I have stayed away from owning a motorcycle Fred, just because I think it is insanely dangerous here. I am saddened by this, as I love to ride a m/c. But common sense tells me I made the right decision.
What I see whilst on the road daily just keeps reinforcing the decision. Driving past that trike on the 'National Highway' was a frightening experience.


----------



## Manitoba (Jun 25, 2014)

fmartin_gila said:


> The miniscule amount of energy not consumed by not operating the lights is totally negated by the constant ....


 use of the horn lol


----------



## JRB__NW (Apr 8, 2015)

mogo51 said:


> I have stayed away from owning a motorcycle Fred, just because I think it is insanely dangerous here. I am saddened by this, as I love to ride a m/c. But common sense tells me I made the right decision.

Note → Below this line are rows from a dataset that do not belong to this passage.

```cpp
#define BM_LD 33
#ifndef TW_STOP_AFTER
#define TW_STOP_AFTER 99
#endif
template <bool CW>
__global__ __launch_bounds__(TBK_THREADS) void tile_write_kernel(const uint4* __restrict__ ranklist,
                                                                 const uint32_t* __restrict__ seg_start, int P, int gx,
                                                                 int gy, int nbx, int nblocks, int nseg, int ntiles,
                                                                 const uint32_t* __restrict__ seg_cnt,
                                                                 const uint32_t* __restrict__ tile_tot,
                                                                 uint2* __restrict__ ranges, uint32_t* __restrict__ order,
                                                                 uint32_t* __restrict__ point_list, const PairCount pc,
                                                                 const LongLists ll) {
    __shared__ uint32_t m_id[TBK_BUF];
    __shared__ unsigned short m_rc[TBK_BUF];
    __shared__ uint32_t bitmap[TB_TILES * BM_LD];
    __shared__ uint32_t dst[TB_TILES];
    __shared__ uint32_t wcnt[TBK_WAVES];
    __shared__ unsigned long long sb_scratch[20];
    static_assert(TBK_THREADS == 1024 && TBK_WAVES == 16 && TB_H <= 4 && TB_TILES * BM_LD >= 1024 && TB_TILES >= 32, "the ordering job borrows bitmap / dst");
    if (blockIdx.x == 0) {
        if (CW) {
            if (ntiles <= 32 * 1024) tile_order_body<true>(nullptr, tile_tot, 2, ntiles, order, pc, ll, bitmap, dst, dst + 16);
            else tile_order_body<false>(nullptr, tile_tot, 2, ntiles, order, pc, ll, bitmap, dst, dst + 16);
        } else if (ntiles <= 32 * 1024) {
            tile_order_plain<true>(nullptr, tile_tot, 2, ntiles, order, pc, ll, bitmap, dst, dst + 16);
        } else {
            tile_order_plain<false>(nullptr, tile_tot, 2, ntiles, order, pc, ll, bitmap, dst, dst + 16);
        }
        return;
    }
    const int tid = threadIdx.x, lane = tid & 63, wid = tid >> 6;
    const int b = ((int)blockIdx.x - 1) % nblocks, sg = ((int)blockIdx.x - 1) / nblocks;
    const int r0 = min(P, (int)seg_start[sg] * 256), r1 = min(P, (int)seg_start[sg + 1] * 256);
    const int bx0 = (b % nbx) * TB_W, by0 = (b / nbx) * TB_H;
    const int bx1 = min(gx, bx0 + TB_W), by1 = min(gy, by0 + TB_H);
    const unsigned long long frame_pairs = *pc.dev;
    const bool fits = frame_pairs <= (unsigned long long)pc.cap;
    uint32_t my_dst = 0;
    {
        const int t_blk0 = by0 * gx + bx0;
        uint32_t part = 0;
        for (int t0 = 0; t0 < t_blk0; t0 += 4 * TBK_THREADS) {
            uint32_t v[4];
#pragma unroll
            for (int k = 0; k < 4; k++) v[k] = t0 + k * TBK_THREADS + tid < t_blk0 ? tile_tot[t0 + k * TBK_THREADS + tid] : 0u;
            part += (v[0] + v[1]) + (v[2] + v[3]);
        }
        const int ty = by0 + wid, tx = bx0 + lane;
        const bool row_ok = tid < TB_TILES && ty < by1;
        const int t_row0 = ty * gx + bx0, t = t_row0 + lane;
        const bool tile_ok = row_ok && tx < bx1;
        uint32_t tot = 0, pre = 0, rowsum = 0;
        if (row_ok) {
            for (int k = lane; k < gx; k += 64) rowsum += t_row0 + k < ntiles ? tile_tot[t_row0 + k] : 0u;
            if (tile_ok) {
                tot = tile_tot[t];
                for (int s0 = 0; s0 < sg; s0 += 8) {
                    uint32_t v[8];
#pragma unroll
                    for (int k = 0; k < 8; k++) v[k] = (s0 + k < sg) ? seg_cnt[(size_t)(s0 + k) * ntiles + t] : 0u;
#pragma unroll
                    for (int k = 0; k < 8; k++) pre += v[k];
                }
            }
        }
        part = wave_sum(part);
        rowsum = wave_sum(rowsum);
        uint32_t* s_part = reinterpret_cast<uint32_t*>(sb_scratch);
        if (lane == 0) {
            s_part[wid] = part;
            if (wid < TB_H) s_part[16 + wid] = rowsum;
        }
        __syncthreads();
        if (row_ok) {
            uint32_t before = 0;
            for (int w = 0; w < TBK_WAVES; w++) before += s_part[w];
            for (int r = 0; r < wid; r++) before += s_part[16 + r];
            const uint32_t x = wave_scan_incl(tot);
            const uint32_t first = before + x - tot;
            if (sg == 0 && tile_ok) ranges[t] = fits ? make_uint2(first, first + tot) : make_uint2(0u, 0u);
            my_dst = first + pre;
        }
        __syncthreads();
    }
    if (TW_STOP_AFTER <= 1) return;
    if (!fits || !point_list) return;
    for (int k = tid; k < TB_TILES * BM_LD; k += TBK_THREADS) bitmap[k] = 0u;
    uint4 e[TBK_LPL];
    auto load_trip = [&](const int rb) {
#pragma unroll
        for (int k = 0; k < TBK_LPL; k++) {
            const int r = rb + wid * (64 * TBK_LPL) + k * 64 + lane;
            e[k] = r < r1 ? ranklist[r] : make_uint4(0, 0, 0, 0);
        }
    };
    if (TW_STOP_AFTER <= 2) return;
    load_trip(r0);
    if (tid < TB_TILES) dst[tid] = my_dst;
    const unsigned long long lt_mask = (lane == 0) ? 0ull : (~0ull >> (64 - lane));
    int count = 0;
    const int grp = lane >> 4, gl = lane & 15;

    auto process_batch = [&](const int n) {
        const int nw = (n + 31) >> 5;
        for (int m0 = wid * 4; m0 < n; m0 += TBK_WAVES * 4) {
            const int m = m0 + grp;
            if (m < n) {
                const uint32_t rc = m_rc[m];
                const uint32_t lw = ((rc >> 8) & 63u) + 1u, lh = ((rc >> 14) & 3u) + 1u;
                const uint32_t area = lw * lh, lx = rc & 63u, ly = (rc >> 6) & 3u;
                for (uint32_t j = (uint32_t)gl; j < area; j += 16u) {
                    const uint32_t dy = (j >= lw ? 1u : 0u) + (j >= 2u * lw ? 1u : 0u) + (j >= 3u * lw ? 1u : 0u);
                    const uint32_t lt = (ly + dy) * TB_W + lx + (j - dy * lw);
                    atomicOr(&bitmap[lt * BM_LD + (m >> 5)], 1u << (m & 31));
                }
// ... 145 lines not shown
```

You did. We had a 650 for 6 months and I finally sold it because it became clear to me that the odds were not in our favor. Just too crazy, not to mention what happens if you do get in a bad accident. oyyy.. I hated to sell it because it was so awesome to ride in the mountains, on other islands, etc.. but they are very risky in the urban areas, imho.


----------



## Datchworth (Jul 5, 2015)

Vehicles here lacking lights are certainly a major hazard when driving at night, but there are also some issues from vehicles using wrong and inappropriate lights. A few weeks ago I was driving my car late at night on an open provincial highway with a line of motorcycles proceeding in the same direction about a 100 hundred meters in front of me, at roughly my speed. But one of them, a bit slower than the rest, had installed a larger, brighter than normal square white tail light. One is conditioned to expect a red tail light and so the effect of that plus him being slower than me, was to make me think for some moments that he was actually coming towards me, rather than going in the same direction!

Then there's those large, usually older, customized pickups sporting a blindingly bright rectangular white light all the way along the top of their windscreen. Annoying when they pass by the other side and very intimidating if they are behind one.


----------



## mogo51 (Jun 11, 2011)

Datchworth said:


> Vehicles here lacking lights are certainly a major hazard when driving at night, but there are also some issues from vehicles using wrong and inappropriate lights. A few weeks ago I was driving my car late at night on an open provincial highway with a line of motorcycles proceeding in the same direction about a 100 hundred meters in front of me, at roughly my speed. But one of them, a bit slower than the rest, had installed a larger, brighter than normal square white tail light. One is conditioned to expect a red tail light and so the effect of that plus him being slower than me, was to make me think for some moments that he was actually coming towards me, rather than going in the same direction!
> 
> Then there's those large, usually older, customized pickups sporting a blindingly bright rectangular white light all the way along the top of their windscreen. Annoying when they pass by the other side and very intimidating if they are behind one.


There is just no concerted information to the masses relating to the need for obeying traffic laws, combined with sensible enforcement.


----------